Search the records below for the string "limit" and copy each line where it turns up.

-- Dataset entries --
##############################
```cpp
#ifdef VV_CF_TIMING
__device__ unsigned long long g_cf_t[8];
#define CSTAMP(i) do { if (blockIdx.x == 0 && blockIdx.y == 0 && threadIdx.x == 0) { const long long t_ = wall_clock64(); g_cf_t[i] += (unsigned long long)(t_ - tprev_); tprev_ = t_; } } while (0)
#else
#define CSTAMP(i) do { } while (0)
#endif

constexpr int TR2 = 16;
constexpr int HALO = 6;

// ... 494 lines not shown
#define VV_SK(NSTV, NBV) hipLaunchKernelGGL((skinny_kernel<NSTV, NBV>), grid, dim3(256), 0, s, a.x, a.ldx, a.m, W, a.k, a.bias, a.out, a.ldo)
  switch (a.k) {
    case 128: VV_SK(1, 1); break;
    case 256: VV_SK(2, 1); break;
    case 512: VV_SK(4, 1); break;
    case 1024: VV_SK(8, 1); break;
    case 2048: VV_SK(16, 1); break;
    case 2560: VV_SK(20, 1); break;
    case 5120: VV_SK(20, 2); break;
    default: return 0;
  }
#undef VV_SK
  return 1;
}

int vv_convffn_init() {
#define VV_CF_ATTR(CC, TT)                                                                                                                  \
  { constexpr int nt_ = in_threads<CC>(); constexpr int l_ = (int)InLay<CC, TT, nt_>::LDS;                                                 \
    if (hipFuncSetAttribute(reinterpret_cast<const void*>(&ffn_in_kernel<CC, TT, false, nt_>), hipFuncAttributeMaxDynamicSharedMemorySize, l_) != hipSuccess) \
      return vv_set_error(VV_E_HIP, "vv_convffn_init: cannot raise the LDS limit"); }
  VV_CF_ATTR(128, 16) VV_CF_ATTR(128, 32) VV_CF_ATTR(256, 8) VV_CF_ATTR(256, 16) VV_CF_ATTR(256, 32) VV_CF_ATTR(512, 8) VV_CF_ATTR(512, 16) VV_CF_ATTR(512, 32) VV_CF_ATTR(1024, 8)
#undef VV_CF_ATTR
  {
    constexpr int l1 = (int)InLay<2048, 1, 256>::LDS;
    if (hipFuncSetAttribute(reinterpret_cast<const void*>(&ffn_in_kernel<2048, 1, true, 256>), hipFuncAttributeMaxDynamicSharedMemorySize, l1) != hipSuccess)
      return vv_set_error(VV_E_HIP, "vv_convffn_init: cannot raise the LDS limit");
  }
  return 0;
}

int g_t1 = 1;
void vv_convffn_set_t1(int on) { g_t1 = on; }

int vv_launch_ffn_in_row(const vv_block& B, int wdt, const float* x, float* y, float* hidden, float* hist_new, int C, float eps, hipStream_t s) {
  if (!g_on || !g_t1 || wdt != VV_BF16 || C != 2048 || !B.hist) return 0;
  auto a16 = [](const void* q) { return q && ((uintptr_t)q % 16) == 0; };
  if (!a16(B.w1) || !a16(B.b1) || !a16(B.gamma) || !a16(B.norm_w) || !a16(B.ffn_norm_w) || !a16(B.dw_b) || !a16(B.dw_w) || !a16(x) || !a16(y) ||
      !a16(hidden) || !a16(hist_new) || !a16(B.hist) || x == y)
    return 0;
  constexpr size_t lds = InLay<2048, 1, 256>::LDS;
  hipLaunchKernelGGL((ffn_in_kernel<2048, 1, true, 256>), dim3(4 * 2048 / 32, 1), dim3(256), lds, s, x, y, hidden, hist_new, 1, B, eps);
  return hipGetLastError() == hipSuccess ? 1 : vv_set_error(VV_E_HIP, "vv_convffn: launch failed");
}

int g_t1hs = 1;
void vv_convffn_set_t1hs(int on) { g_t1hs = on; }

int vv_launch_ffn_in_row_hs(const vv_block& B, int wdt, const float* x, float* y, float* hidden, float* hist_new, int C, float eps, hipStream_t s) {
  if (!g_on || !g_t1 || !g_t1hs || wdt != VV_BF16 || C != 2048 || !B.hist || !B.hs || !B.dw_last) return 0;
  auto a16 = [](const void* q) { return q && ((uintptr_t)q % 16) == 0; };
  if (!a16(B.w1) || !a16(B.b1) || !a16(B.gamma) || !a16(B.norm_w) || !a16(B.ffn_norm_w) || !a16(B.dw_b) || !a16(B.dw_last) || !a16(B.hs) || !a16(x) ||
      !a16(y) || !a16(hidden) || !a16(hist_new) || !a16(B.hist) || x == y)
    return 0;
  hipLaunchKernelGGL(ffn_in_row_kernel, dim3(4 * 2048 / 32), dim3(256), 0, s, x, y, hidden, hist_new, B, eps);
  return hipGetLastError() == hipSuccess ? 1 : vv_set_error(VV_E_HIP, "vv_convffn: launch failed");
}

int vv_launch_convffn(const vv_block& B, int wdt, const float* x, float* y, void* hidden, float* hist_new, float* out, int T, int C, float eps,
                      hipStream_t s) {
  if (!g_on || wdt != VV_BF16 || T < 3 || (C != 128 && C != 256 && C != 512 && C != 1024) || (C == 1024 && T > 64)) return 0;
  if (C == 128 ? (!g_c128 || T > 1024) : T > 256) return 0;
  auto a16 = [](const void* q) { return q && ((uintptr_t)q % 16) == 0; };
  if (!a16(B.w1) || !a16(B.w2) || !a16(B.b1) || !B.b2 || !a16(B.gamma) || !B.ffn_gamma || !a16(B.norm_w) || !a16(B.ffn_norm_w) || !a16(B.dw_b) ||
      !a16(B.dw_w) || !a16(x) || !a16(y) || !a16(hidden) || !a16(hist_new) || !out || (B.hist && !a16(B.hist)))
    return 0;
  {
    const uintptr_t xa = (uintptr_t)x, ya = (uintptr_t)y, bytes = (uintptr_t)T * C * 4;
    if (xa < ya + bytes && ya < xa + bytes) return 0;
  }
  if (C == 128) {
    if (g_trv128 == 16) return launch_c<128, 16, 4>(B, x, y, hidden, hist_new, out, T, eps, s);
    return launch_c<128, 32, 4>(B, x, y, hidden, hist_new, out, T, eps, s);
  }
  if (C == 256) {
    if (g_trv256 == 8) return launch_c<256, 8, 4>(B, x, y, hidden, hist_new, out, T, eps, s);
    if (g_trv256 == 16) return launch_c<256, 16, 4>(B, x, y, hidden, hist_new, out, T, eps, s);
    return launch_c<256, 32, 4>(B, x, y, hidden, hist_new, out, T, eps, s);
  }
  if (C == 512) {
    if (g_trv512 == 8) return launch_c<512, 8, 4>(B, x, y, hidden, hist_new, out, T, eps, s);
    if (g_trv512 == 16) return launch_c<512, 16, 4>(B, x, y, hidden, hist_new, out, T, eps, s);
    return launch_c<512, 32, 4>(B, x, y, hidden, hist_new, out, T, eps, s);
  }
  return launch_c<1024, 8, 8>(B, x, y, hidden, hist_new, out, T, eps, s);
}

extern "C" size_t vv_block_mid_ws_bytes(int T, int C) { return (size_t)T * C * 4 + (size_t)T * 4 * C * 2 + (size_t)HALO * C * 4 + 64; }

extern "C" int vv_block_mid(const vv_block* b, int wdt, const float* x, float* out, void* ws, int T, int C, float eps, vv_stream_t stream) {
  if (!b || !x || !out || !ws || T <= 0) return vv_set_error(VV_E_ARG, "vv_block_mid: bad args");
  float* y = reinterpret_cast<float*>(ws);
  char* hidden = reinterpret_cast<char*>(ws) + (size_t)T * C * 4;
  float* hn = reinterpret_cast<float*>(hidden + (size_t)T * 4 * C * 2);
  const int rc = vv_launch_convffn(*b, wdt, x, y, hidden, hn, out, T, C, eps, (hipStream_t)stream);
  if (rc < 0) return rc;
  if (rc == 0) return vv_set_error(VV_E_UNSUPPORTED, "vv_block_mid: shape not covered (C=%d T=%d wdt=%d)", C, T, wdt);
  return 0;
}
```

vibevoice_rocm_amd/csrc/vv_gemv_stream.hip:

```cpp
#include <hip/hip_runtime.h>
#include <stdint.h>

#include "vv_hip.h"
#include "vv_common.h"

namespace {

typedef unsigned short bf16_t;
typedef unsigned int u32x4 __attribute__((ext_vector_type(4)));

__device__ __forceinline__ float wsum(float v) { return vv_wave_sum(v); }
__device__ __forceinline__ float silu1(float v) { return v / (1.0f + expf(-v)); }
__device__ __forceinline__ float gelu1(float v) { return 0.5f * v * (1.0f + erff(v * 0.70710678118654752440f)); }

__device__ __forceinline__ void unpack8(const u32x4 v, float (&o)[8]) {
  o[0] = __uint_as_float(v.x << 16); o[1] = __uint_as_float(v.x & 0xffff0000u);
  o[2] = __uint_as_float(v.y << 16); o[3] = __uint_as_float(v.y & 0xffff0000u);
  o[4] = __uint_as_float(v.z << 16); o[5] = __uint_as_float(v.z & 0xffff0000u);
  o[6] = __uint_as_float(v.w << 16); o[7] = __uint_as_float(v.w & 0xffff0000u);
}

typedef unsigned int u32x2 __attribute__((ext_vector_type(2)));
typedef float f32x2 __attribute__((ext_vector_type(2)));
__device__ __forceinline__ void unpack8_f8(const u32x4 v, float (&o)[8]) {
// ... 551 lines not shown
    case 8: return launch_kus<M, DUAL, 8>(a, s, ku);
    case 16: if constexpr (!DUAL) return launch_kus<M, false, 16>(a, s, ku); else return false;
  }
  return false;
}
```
##############################
-- Exercise answer --
      return vv_set_error(VV_E_HIP, "vv_convffn_init: cannot raise the LDS limit"); }
      return vv_set_error(VV_E_HIP, "vv_convffn_init: cannot raise the LDS limit");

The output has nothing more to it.